**TASK TO CARRY OUT**
I need all of the entries printed exactly.

------------------------------------------------------------------------

# duckietown/gym-duckietown

Hardware: NVIDIA H100
Metric: env-steps/sec (obs+reward+done) at N envs, 1/2/4/8 H100 vs CPU ref (higher is better)
Workload: dtype f64 logic / f32 raster / u8 obs

## Files before the change

### gym-duckietown_b200/csrc/dts_render.cu

```cuda
#include <algorithm>
#include <cstddef>
#include <cstdlib>
#include <iterator>
#include <type_traits>
#include <utility>
#include <vector>

#include "dts_camera.cuh"
#include "dts_kernels.h"

namespace dts {

struct RemapTab {
  const int32_t* src_xy;
  const short4* cbox;
  const short4* fbox;
  const int32_t* cell_start;
  const uint16_t* cell_bins;
  const int32_t* home_start;
  const int4* home_ent;
  int ext_x, ext_y;
  const uint16_t* table_of_env;
  int count;
  const float2* fwd;
// ... 532 lines not shown
  }
  if (cls_out) *cls_out = 0;
  if (ltq & 0x00ff0000) {
    const unsigned ti = si.tex;
    const int lw = (ti >> 24) & 15, lh = ti >> 28;
    const int tw = 1 << lw, th = 1 << lh;
    const float twf = __int_as_float((127 + lw) << 23), thf = __int_as_float((127 + lh) << 23);
    const float tx = u * twf - 0.5f, ty = v * thf - 0.5f;
    const int txi = __float2int_rd(tx), tyi = __float2int_rd(ty);
    const float ffx = tx - (float)txi, ffy = ty - (float)tyi;
    const unsigned ti0 = (unsigned)txi & (tw - 1), ti1 = (ti0 + 1) & (tw - 1);
    const unsigned tj0 = (unsigned)tyi & (th - 1), tj1 = (tj0 + 1) & (th - 1);
    const unsigned r0 = tj0 << lw, r1 = tj1 << lw;
    const uchar4* tp = reinterpret_cast<const uchar4*>(tex_pool + ((size_t)(ti & 0xffffffu) << 8));
    const uchar4 t00 = __ldg(tp + (r0 + ti0)), t10 = __ldg(tp + (r0 + ti1));
    const uchar4 t01 = __ldg(tp + (r1 + ti0)), t11 = __ldg(tp + (r1 + ti1));
    const float a0[3] = {(float)t00.x, (float)t00.y, (float)t00.z}, a1[3] = {(float)t10.x, (float)t10.y, (float)t10.z};
    const float b0[3] = {(float)t01.x, (float)t01.y, (float)t01.z}, b1[3] = {(float)t11.x, (float)t11.y, (float)t11.z};
#pragma unroll
    for (int ch = 0; ch < 3; ch++) {
      const float ta = fmaf(ffx, a1[ch] - a0[ch], a0[ch]);
      const float tb = fmaf(ffx, b1[ch] - b0[ch], b0[ch]);
      const float tc = fmaf(ffy, tb - ta, ta);
      c3[ch] = tc * (c3[ch] * 0.00392156862745098f);
    }
    if (cls_out) {
      const unsigned cu = (unsigned)__float2int_rd(u * twf) & (tw - 1), cv = (unsigned)__float2int_rd(v * thf) & (th - 1);
      *cls_out = __ldg(cls_pool + ((size_t)(ti & 0xffffffu) << 6) + ((cv << lw) + cu));
    }
  }
}
__device__ __forceinline__ void shade_prim(const PrimRec* __restrict__ prims, unsigned w, const uint8_t* __restrict__ tex_pool,
                                           const float4* __restrict__ lat_tab, int pxa, int pya, float c3[3], float* qq_out = nullptr,
                                           const uint8_t* __restrict__ cls_pool = nullptr, int* cls_out = nullptr) {
  const ShadeIn si = load_shade(prims, w);
  shade_eval(si, tex_pool, lat_tab, pxa, pya, c3, qq_out, cls_pool, cls_out);
}

__device__ __forceinline__ uint32_t smem_u32(const void* p) { return (uint32_t)__cvta_generic_to_shared(p); }
__device__ __forceinline__ void mbar_init(uint64_t* bar, int count) {
  asm volatile("mbarrier.init.shared::cta.b64 [%0], %1;" ::"r"(smem_u32(bar)), "r"(count) : "memory");
}
__device__ __forceinline__ void mbar_fence_init() {
  asm volatile("fence.mbarrier_init.release.cluster;" ::: "memory");
  asm volatile("fence.proxy.async.shared::cta;" ::: "memory");
}
__device__ __forceinline__ void mbar_expect_tx(uint64_t* bar, uint32_t bytes) {
  asm volatile("mbarrier.arrive.expect_tx.shared::cta.b64 _, [%0], %1;" ::"r"(smem_u32(bar)), "r"(bytes) : "memory");
}
__device__ __forceinline__ void bulk_load(void* dst_smem, const void* src_gmem, uint32_t bytes, uint64_t* bar) {
  asm volatile("cp.async.bulk.shared::cluster.global.mbarrier::complete_tx::bytes [%0], [%1], %2, [%3];" ::"r"(smem_u32(dst_smem)),
               "l"(src_gmem), "r"(bytes), "r"(smem_u32(bar))
               : "memory");
}
__device__ __forceinline__ void mbar_wait(uint64_t* bar, uint32_t parity) {
  uint32_t ok;
  do {
    asm volatile("{\n .reg .pred p;\n mbarrier.try_wait.parity.shared::cta.b64 p, [%1], %2;\n selp.u32 %0, 1, 0, p;\n}"
                 : "=r"(ok)
                 : "r"(smem_u32(bar)), "r"(parity)
                 : "memory");
  } while (!ok);
}

__device__ __forceinline__ unsigned pack_rgb(float r, float g, float b) {
  const unsigned ur = min(__float2uint_rn(r * 255.0f), 255u);
  const unsigned ug = min(__float2uint_rn(g * 255.0f), 255u);
  const unsigned ub = min(__float2uint_rn(b * 255.0f), 255u);
  return ur | (ug << 8) | (ub << 16);
}

struct StoreLane {
  int src_lo, src_hi;
  int sh8;
  int off;
  int j, row;
};
__device__ __forceinline__ StoreLane make_store_lane(int lane, int W) {
  StoreLane sl;
  const int j = lane & 7, rowbase = lane & ~7;
  const int p0 = (4 * j) / 3;
  sl.sh8 = (4 * j - 3 * p0) * 8;
  sl.src_lo = rowbase + min(p0, 7);
  sl.src_hi = rowbase + min(p0 + 1, 7);
  sl.off = (lane >> 3) * W * 3 + 4 * j;
  sl.j = j; sl.row = lane >> 3;
  return sl;
}
__device__ __forceinline__ void store_bin_fast(uint8_t* __restrict__ bin0, const StoreLane& sl, unsigned rgb, int rows_ok) {
  const unsigned lo = __shfl_sync(0xffffffffu, rgb, sl.src_lo);
  const unsigned hi = __shfl_sync(0xffffffffu, rgb, sl.src_hi);
  const unsigned word = __funnelshift_r(lo | (hi << 24), hi >> 8, sl.sh8);
  if (sl.j < 6 && sl.row < rows_ok) *reinterpret_cast<unsigned*>(bin0 + sl.off) = word;
}
__device__ __forceinline__ void store_bin_bytes(uint8_t* __restrict__ out, unsigned rgb, int lane, int bx, int by, int W, int H) {
  const int gx = bx * kBinW + (lane & 7), gy = by * kBinH + (lane >> 3);
  if (gx < W && gy < H) {
    uint8_t* d = out + ((size_t)gy * W + gx) * 3;
    d[0] = (uint8_t)(rgb & 255); d[1] = (uint8_t)((rgb >> 8) & 255); d[2] = (uint8_t)(rgb >> 16);
  }
}
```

------------------------------------------------------------------------

**OUTPUT BELOW**
# duckietown/gym-duckietown

Hardware: NVIDIA H100
Metric: env-steps/sec (obs+reward+done) at N envs, 1/2/4/8 H100 vs CPU ref (higher is better)
Workload: dtype f64 logic / f32 raster / u8 obs

## Files before the change

### gym-duckietown_b200/csrc/dts_render.cu

```cuda
#include <algorithm>
#include <cstddef>
#include <cstdlib>
#include <iterator>
#include <type_traits>
#include <utility>
#include <vector>

#include "dts_camera.cuh"
#include "dts_kernels.h"

namespace dts {

struct RemapTab {
  const int32_t* src_xy;
  const short4* cbox;
  const short4* fbox;
  const int32_t* cell_start;
  const uint16_t* cell_bins;
  const int32_t* home_start;
  const int4* home_ent;
  int ext_x, ext_y;
  const uint16_t* table_of_env;
  int count;
  const float2* fwd;
// ... 532 lines not shown
  }
  if (cls_out) *cls_out = 0;
  if (ltq & 0x00ff0000) {
    const unsigned ti = si.tex;
    const int lw = (ti >> 24) & 15, lh = ti >> 28;
    const int tw = 1 << lw, th = 1 << lh;
    const float twf = __int_as_float((127 + lw) << 23), thf = __int_as_float((127 + lh) << 23);
    const float tx = u * twf - 0.5f, ty = v * thf - 0.5f;
    const int txi = __float2int_rd(tx), tyi = __float2int_rd(ty);
    const float ffx = tx - (float)txi, ffy = ty - (float)tyi;
    const unsigned ti0 = (unsigned)txi & (tw - 1), ti1 = (ti0 + 1) & (tw - 1);
    const unsigned tj0 = (unsigned)tyi & (th - 1), tj1 = (tj0 + 1) & (th - 1);
    const unsigned r0 = tj0 << lw, r1 = tj1 << lw;
    const uchar4* tp = reinterpret_cast<const uchar4*>(tex_pool + ((size_t)(ti & 0xffffffu) << 8));
    const uchar4 t00 = __ldg(tp + (r0 + ti0)), t10 = __ldg(tp + (r0 + ti1));
    const uchar4 t01 = __ldg(tp + (r1 + ti0)), t11 = __ldg(tp + (r1 + ti1));
    const float a0[3] = {(float)t00.x, (float)t00.y, (float)t00.z}, a1[3] = {(float)t10.x, (float)t10.y, (float)t10.z};
    const float b0[3] = {(float)t01.x, (float)t01.y, (float)t01.z}, b1[3] = {(float)t11.x, (float)t11.y, (float)t11.z};
#pragma unroll
    for (int ch = 0; ch < 3; ch++) {
      const float ta = fmaf(ffx, a1[ch] - a0[ch], a0[ch]);
      const float tb = fmaf(ffx, b1[ch] - b0[ch], b0[ch]);
      const float tc = fmaf(ffy, tb - ta, ta);
      c3[ch] = tc * (c3[ch] * 0.00392156862745098f);
    }
    if (cls_out) {
      const unsigned cu = (unsigned)__float2int_rd(u * twf) & (tw - 1), cv = (unsigned)__float2int_rd(v * thf) & (th - 1);
      *cls_out = __ldg(cls_pool + ((size_t)(ti & 0xffffffu) << 6) + ((cv << lw) + cu));
    }
  }
}
__device__ __forceinline__ void shade_prim(const PrimRec* __restrict__ prims, unsigned w, const uint8_t* __restrict__ tex_pool,
                                           const float4* __restrict__ lat_tab, int pxa, int pya, float c3[3], float* qq_out = nullptr,
                                           const uint8_t* __restrict__ cls_pool = nullptr, int* cls_out = nullptr) {
  const ShadeIn si = load_shade(prims, w);
  shade_eval(si, tex_pool, lat_tab, pxa, pya, c3, qq_out, cls_pool, cls_out);
}

__device__ __forceinline__ uint32_t smem_u32(const void* p) { return (uint32_t)__cvta_generic_to_shared(p); }
__device__ __forceinline__ void mbar_init(uint64_t* bar, int count) {
  asm volatile("mbarrier.init.shared::cta.b64 [%0], %1;" ::"r"(smem_u32(bar)), "r"(count) : "memory");
}
__device__ __forceinline__ void mbar_fence_init() {
  asm volatile("fence.mbarrier_init.release.cluster;" ::: "memory");
  asm volatile("fence.proxy.async.shared::cta;" ::: "memory");
}
__device__ __forceinline__ void mbar_expect_tx(uint64_t* bar, uint32_t bytes) {
  asm volatile("mbarrier.arrive.expect_tx.shared::cta.b64 _, [%0], %1;" ::"r"(smem_u32(bar)), "r"(bytes) : "memory");
}
__device__ __forceinline__ void bulk_load(void* dst_smem, const void* src_gmem, uint32_t bytes, uint64_t* bar) {
  asm volatile("cp.async.bulk.shared::cluster.global.mbarrier::complete_tx::bytes [%0], [%1], %2, [%3];" ::"r"(smem_u32(dst_smem)),
               "l"(src_gmem), "r"(bytes), "r"(smem_u32(bar))
               : "memory");
}
__device__ __forceinline__ void mbar_wait(uint64_t* bar, uint32_t parity) {
  uint32_t ok;
  do {
    asm volatile("{\n .reg .pred p;\n mbarrier.try_wait.parity.shared::cta.b64 p, [%1], %2;\n selp.u32 %0, 1, 0, p;\n}"
                 : "=r"(ok)
                 : "r"(smem_u32(bar)), "r"(parity)
                 : "memory");
  } while (!ok);
}

__device__ __forceinline__ unsigned pack_rgb(float r, float g, float b) {
  const unsigned ur = min(__float2uint_rn(r * 255.0f), 255u);
  const unsigned ug = min(__float2uint_rn(g * 255.0f), 255u);
  const unsigned ub = min(__float2uint_rn(b * 255.0f), 255u);
  return ur | (ug << 8) | (ub << 16);
}

struct StoreLane {
  int src_lo, src_hi;
  int sh8;
  int off;
  int j, row;
};
__device__ __forceinline__ StoreLane make_store_lane(int lane, int W) {
  StoreLane sl;
  const int j = lane & 7, rowbase = lane & ~7;
  const int p0 = (4 * j) / 3;
  sl.sh8 = (4 * j - 3 * p0) * 8;
  sl.src_lo = rowbase + min(p0, 7);
  sl.src_hi = rowbase + min(p0 + 1, 7);
  sl.off = (lane >> 3) * W * 3 + 4 * j;
  sl.j = j; sl.row = lane >> 3;
  return sl;
}
__device__ __forceinline__ void store_bin_fast(uint8_t* __restrict__ bin0, const StoreLane& sl, unsigned rgb, int rows_ok) {
  const unsigned lo = __shfl_sync(0xffffffffu, rgb, sl.src_lo);
  const unsigned hi = __shfl_sync(0xffffffffu, rgb, sl.src_hi);
  const unsigned word = __funnelshift_r(lo | (hi << 24), hi >> 8, sl.sh8);
  if (sl.j < 6 && sl.row < rows_ok) *reinterpret_cast<unsigned*>(bin0 + sl.off) = word;
}
__device__ __forceinline__ void store_bin_bytes(uint8_t* __restrict__ out, unsigned rgb, int lane, int bx, int by, int W, int H) {
  const int gx = bx * kBinW + (lane & 7), gy = by * kBinH + (lane >> 3);
  if (gx < W && gy < H) {
    uint8_t* d = out + ((size_t)gy * W + gx) * 3;
    d[0] = (uint8_t)(rgb & 255); d[1] = (uint8_t)((rgb >> 8) & 255); d[2] = (uint8_t)(rgb >> 16);
  }
}
```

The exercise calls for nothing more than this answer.